BEGIN GIVEN RECORDS

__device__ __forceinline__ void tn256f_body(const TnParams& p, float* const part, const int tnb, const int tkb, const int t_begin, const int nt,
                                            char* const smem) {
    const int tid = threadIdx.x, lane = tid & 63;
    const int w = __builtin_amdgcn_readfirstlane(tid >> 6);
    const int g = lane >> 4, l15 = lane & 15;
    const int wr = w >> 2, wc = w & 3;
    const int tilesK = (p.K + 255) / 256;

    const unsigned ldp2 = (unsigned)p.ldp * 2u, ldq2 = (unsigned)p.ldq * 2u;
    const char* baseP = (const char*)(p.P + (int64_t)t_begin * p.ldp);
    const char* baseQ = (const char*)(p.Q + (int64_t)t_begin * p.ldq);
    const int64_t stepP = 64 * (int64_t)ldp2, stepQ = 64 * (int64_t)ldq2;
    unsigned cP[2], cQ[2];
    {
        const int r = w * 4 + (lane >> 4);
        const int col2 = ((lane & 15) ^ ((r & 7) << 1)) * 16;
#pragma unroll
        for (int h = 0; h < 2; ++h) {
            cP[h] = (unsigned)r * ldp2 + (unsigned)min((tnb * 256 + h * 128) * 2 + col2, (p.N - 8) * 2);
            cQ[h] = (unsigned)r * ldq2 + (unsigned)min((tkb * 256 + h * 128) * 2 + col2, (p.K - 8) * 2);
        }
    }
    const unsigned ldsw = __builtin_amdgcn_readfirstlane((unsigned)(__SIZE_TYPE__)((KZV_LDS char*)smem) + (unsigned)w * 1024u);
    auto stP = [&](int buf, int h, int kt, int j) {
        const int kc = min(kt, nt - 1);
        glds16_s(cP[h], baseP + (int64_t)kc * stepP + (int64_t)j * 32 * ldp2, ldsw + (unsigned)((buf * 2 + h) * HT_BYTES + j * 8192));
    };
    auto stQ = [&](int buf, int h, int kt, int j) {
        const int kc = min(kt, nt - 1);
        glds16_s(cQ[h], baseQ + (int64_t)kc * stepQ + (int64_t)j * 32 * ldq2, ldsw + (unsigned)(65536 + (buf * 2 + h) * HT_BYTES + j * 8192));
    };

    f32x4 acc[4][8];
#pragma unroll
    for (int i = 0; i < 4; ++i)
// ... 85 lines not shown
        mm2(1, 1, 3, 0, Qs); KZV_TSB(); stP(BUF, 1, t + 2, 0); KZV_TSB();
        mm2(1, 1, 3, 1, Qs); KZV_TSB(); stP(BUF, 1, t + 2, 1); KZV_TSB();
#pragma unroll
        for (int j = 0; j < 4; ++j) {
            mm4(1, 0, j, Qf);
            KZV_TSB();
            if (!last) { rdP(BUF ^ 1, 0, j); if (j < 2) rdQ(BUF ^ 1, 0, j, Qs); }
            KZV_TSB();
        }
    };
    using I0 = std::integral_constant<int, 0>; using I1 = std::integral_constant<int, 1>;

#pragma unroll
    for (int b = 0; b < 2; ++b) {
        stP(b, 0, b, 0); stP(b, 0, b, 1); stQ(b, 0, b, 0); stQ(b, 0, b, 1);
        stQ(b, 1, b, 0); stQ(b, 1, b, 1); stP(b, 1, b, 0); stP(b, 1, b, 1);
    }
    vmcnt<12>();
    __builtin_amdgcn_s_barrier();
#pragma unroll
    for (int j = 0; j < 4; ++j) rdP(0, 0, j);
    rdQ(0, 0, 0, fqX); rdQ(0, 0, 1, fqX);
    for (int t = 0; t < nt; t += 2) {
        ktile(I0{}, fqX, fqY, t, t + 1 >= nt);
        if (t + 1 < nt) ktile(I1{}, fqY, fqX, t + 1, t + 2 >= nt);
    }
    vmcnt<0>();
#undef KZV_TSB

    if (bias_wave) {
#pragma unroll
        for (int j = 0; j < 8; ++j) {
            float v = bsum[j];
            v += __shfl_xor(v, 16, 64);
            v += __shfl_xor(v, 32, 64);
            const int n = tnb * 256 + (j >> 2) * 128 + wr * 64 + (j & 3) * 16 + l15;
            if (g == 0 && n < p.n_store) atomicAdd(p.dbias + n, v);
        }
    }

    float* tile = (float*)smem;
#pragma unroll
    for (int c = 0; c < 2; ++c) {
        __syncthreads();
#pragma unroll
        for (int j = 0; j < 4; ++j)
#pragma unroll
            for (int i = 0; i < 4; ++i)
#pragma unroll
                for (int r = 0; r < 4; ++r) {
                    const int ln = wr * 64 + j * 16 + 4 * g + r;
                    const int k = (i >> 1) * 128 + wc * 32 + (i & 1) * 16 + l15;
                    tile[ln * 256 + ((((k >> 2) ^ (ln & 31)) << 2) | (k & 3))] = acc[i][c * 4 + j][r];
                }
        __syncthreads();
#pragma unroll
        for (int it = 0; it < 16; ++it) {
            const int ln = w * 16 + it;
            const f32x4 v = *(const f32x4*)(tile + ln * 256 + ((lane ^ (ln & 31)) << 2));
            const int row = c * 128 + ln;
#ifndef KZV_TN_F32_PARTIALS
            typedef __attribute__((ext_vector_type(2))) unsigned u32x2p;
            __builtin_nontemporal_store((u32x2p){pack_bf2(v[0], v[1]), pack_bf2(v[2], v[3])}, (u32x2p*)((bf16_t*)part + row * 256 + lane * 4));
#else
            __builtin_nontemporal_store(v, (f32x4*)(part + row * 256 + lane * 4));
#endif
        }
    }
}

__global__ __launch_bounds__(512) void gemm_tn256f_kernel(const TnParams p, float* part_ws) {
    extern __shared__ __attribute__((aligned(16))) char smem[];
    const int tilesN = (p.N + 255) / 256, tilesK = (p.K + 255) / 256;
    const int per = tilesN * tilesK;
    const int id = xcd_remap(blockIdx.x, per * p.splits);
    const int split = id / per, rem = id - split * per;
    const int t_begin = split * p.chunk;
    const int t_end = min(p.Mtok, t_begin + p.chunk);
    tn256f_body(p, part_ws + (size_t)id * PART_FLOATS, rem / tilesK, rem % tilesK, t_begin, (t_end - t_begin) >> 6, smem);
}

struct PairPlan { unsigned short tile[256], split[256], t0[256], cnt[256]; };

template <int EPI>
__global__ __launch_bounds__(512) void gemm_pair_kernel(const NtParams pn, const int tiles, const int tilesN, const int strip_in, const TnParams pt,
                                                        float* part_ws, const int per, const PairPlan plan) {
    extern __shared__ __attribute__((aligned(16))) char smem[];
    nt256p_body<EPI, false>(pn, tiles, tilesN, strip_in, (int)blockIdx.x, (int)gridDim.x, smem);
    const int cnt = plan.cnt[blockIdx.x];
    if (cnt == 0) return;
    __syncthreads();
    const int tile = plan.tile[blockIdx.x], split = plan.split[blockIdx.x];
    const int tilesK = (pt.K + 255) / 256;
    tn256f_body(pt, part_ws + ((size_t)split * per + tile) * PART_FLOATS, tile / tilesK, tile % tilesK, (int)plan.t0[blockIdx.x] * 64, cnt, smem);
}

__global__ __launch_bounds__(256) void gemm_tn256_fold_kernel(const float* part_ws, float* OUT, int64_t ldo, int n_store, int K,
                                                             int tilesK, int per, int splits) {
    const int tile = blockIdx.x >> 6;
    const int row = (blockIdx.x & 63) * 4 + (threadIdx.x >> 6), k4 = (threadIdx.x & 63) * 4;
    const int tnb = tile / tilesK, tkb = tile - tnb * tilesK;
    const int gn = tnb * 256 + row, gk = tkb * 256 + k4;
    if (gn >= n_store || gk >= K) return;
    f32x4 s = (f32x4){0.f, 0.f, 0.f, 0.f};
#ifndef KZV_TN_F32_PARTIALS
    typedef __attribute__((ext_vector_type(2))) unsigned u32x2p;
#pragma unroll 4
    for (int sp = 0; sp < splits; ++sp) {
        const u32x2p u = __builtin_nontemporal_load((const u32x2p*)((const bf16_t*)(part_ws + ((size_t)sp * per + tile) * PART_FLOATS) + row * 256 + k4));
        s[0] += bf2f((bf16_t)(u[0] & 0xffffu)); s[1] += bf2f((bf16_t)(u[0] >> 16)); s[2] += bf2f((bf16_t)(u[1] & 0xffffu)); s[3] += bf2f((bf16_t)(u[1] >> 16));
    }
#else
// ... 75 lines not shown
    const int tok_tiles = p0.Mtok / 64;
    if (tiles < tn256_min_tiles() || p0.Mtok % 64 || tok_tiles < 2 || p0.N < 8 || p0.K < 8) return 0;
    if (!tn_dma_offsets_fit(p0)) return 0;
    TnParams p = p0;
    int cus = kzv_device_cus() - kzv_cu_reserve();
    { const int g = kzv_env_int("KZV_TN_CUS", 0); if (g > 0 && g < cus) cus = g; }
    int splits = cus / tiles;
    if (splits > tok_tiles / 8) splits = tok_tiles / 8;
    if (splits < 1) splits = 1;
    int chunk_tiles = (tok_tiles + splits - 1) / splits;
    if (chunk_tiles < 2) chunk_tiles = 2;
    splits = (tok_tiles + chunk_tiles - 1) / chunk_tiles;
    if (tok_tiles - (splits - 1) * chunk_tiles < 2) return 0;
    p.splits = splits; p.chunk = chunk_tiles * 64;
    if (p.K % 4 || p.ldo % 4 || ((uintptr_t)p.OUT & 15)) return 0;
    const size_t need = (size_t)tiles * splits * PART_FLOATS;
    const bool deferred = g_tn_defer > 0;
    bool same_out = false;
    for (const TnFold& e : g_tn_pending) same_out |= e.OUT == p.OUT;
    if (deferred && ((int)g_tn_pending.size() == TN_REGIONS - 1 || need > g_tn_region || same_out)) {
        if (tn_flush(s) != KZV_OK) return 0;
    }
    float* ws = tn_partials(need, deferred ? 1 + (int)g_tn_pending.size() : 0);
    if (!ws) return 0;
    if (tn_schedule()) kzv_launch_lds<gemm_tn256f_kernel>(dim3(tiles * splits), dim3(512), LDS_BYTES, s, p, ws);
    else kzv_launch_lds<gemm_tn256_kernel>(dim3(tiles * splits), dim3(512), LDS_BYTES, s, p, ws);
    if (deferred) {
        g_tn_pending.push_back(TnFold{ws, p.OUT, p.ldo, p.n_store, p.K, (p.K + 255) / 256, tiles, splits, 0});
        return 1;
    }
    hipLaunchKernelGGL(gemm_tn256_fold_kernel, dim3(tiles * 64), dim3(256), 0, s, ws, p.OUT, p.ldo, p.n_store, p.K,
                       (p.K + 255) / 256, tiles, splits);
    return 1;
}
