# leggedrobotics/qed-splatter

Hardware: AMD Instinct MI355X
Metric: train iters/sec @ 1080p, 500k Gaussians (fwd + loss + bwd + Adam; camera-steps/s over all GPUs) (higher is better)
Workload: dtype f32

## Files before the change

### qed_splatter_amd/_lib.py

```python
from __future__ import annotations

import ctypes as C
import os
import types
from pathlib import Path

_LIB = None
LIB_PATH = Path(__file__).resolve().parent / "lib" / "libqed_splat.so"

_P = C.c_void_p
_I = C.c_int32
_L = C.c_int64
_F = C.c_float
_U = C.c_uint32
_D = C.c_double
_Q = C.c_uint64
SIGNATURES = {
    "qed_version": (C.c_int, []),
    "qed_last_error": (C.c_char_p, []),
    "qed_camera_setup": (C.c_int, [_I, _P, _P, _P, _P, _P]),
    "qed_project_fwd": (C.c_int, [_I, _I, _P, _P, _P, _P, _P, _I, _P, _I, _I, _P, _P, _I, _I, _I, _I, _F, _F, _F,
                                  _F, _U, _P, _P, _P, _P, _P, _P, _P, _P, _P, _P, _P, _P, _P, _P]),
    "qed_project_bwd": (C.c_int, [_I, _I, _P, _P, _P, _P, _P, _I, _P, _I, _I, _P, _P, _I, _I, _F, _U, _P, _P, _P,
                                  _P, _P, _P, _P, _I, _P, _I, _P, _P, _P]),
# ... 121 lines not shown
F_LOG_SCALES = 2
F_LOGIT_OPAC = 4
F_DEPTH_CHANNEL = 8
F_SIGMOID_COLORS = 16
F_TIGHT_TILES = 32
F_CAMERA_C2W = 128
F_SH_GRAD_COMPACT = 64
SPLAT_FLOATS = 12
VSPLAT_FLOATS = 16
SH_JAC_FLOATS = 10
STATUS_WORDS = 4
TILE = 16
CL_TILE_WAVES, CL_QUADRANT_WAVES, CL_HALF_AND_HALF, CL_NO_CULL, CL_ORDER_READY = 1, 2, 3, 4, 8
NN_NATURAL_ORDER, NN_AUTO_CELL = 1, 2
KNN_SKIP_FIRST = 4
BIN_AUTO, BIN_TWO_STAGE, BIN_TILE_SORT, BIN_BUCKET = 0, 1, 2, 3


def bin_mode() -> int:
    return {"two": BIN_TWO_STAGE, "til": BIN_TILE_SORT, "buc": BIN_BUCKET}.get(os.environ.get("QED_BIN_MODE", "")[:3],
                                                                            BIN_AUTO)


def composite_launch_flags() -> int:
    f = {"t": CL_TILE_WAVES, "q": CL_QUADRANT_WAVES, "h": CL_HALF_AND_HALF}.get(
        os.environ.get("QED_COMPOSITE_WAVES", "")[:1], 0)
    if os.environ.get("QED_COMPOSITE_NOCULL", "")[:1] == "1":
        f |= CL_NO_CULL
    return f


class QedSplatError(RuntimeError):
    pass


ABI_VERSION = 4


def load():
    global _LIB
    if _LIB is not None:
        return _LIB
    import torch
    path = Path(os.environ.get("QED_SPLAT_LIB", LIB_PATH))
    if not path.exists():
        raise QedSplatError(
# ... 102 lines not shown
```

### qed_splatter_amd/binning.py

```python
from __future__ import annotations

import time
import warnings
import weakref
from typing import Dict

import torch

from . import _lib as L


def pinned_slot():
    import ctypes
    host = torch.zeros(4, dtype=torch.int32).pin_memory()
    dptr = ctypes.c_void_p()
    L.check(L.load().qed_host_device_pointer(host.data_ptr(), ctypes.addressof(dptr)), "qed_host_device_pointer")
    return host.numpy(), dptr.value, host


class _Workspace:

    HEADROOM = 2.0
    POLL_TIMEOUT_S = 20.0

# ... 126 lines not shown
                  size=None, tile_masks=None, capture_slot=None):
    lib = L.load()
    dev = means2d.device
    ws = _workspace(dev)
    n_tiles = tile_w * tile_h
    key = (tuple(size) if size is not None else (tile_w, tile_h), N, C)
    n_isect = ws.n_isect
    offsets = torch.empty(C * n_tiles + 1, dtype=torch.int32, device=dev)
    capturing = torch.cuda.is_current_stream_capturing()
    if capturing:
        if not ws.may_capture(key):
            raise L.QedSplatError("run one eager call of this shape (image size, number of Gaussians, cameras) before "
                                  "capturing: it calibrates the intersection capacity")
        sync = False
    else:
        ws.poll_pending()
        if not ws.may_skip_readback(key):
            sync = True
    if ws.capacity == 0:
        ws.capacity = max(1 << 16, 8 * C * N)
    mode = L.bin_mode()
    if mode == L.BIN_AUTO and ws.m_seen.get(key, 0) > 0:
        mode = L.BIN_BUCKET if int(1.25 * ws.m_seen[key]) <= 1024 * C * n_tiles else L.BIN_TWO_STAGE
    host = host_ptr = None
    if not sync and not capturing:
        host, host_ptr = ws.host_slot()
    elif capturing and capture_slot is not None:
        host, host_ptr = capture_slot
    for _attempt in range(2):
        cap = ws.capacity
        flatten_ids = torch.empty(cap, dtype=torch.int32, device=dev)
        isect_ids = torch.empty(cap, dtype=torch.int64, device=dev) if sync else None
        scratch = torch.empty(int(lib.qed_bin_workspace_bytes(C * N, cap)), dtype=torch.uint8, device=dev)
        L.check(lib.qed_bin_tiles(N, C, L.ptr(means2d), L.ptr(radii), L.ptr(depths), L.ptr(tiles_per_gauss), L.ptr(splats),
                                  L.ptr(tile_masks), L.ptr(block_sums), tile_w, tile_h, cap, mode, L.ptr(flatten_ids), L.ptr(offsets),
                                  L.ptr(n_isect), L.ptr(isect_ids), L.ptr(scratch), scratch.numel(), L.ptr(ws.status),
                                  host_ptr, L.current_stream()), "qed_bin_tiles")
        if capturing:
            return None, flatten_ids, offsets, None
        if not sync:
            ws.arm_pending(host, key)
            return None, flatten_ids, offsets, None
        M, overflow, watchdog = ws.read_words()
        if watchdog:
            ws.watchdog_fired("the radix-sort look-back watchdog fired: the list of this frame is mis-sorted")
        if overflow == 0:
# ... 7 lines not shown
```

END GIVEN RECORDS

EXERCISE OBJECTIVE:
In the entries above, please find the line with "const int per = tilesN * tilesK;" and the line with "if (gn >= n_store || gk >= K) return;", then write out exactly those two lines and every line between them, and nothing more.

EXERCISE SOLUTION:
    const int per = tilesN * tilesK;
    const int id = xcd_remap(blockIdx.x, per * p.splits);
    const int split = id / per, rem = id - split * per;
    const int t_begin = split * p.chunk;
    const int t_end = min(p.Mtok, t_begin + p.chunk);
    tn256f_body(p, part_ws + (size_t)id * PART_FLOATS, rem / tilesK, rem % tilesK, t_begin, (t_end - t_begin) >> 6, smem);
}

struct PairPlan { unsigned short tile[256], split[256], t0[256], cnt[256]; };

template <int EPI>
__global__ __launch_bounds__(512) void gemm_pair_kernel(const NtParams pn, const int tiles, const int tilesN, const int strip_in, const TnParams pt,
                                                        float* part_ws, const int per, const PairPlan plan) {
    extern __shared__ __attribute__((aligned(16))) char smem[];
    nt256p_body<EPI, false>(pn, tiles, tilesN, strip_in, (int)blockIdx.x, (int)gridDim.x, smem);
    const int cnt = plan.cnt[blockIdx.x];
    if (cnt == 0) return;
    __syncthreads();
    const int tile = plan.tile[blockIdx.x], split = plan.split[blockIdx.x];
    const int tilesK = (pt.K + 255) / 256;
    tn256f_body(pt, part_ws + ((size_t)split * per + tile) * PART_FLOATS, tile / tilesK, tile % tilesK, (int)plan.t0[blockIdx.x] * 64, cnt, smem);
}

__global__ __launch_bounds__(256) void gemm_tn256_fold_kernel(const float* part_ws, float* OUT, int64_t ldo, int n_store, int K,
                                                             int tilesK, int per, int splits) {
    const int tile = blockIdx.x >> 6;
    const int row = (blockIdx.x & 63) * 4 + (threadIdx.x >> 6), k4 = (threadIdx.x & 63) * 4;
    const int tnb = tile / tilesK, tkb = tile - tnb * tilesK;
    const int gn = tnb * 256 + row, gk = tkb * 256 + k4;
    if (gn >= n_store || gk >= K) return;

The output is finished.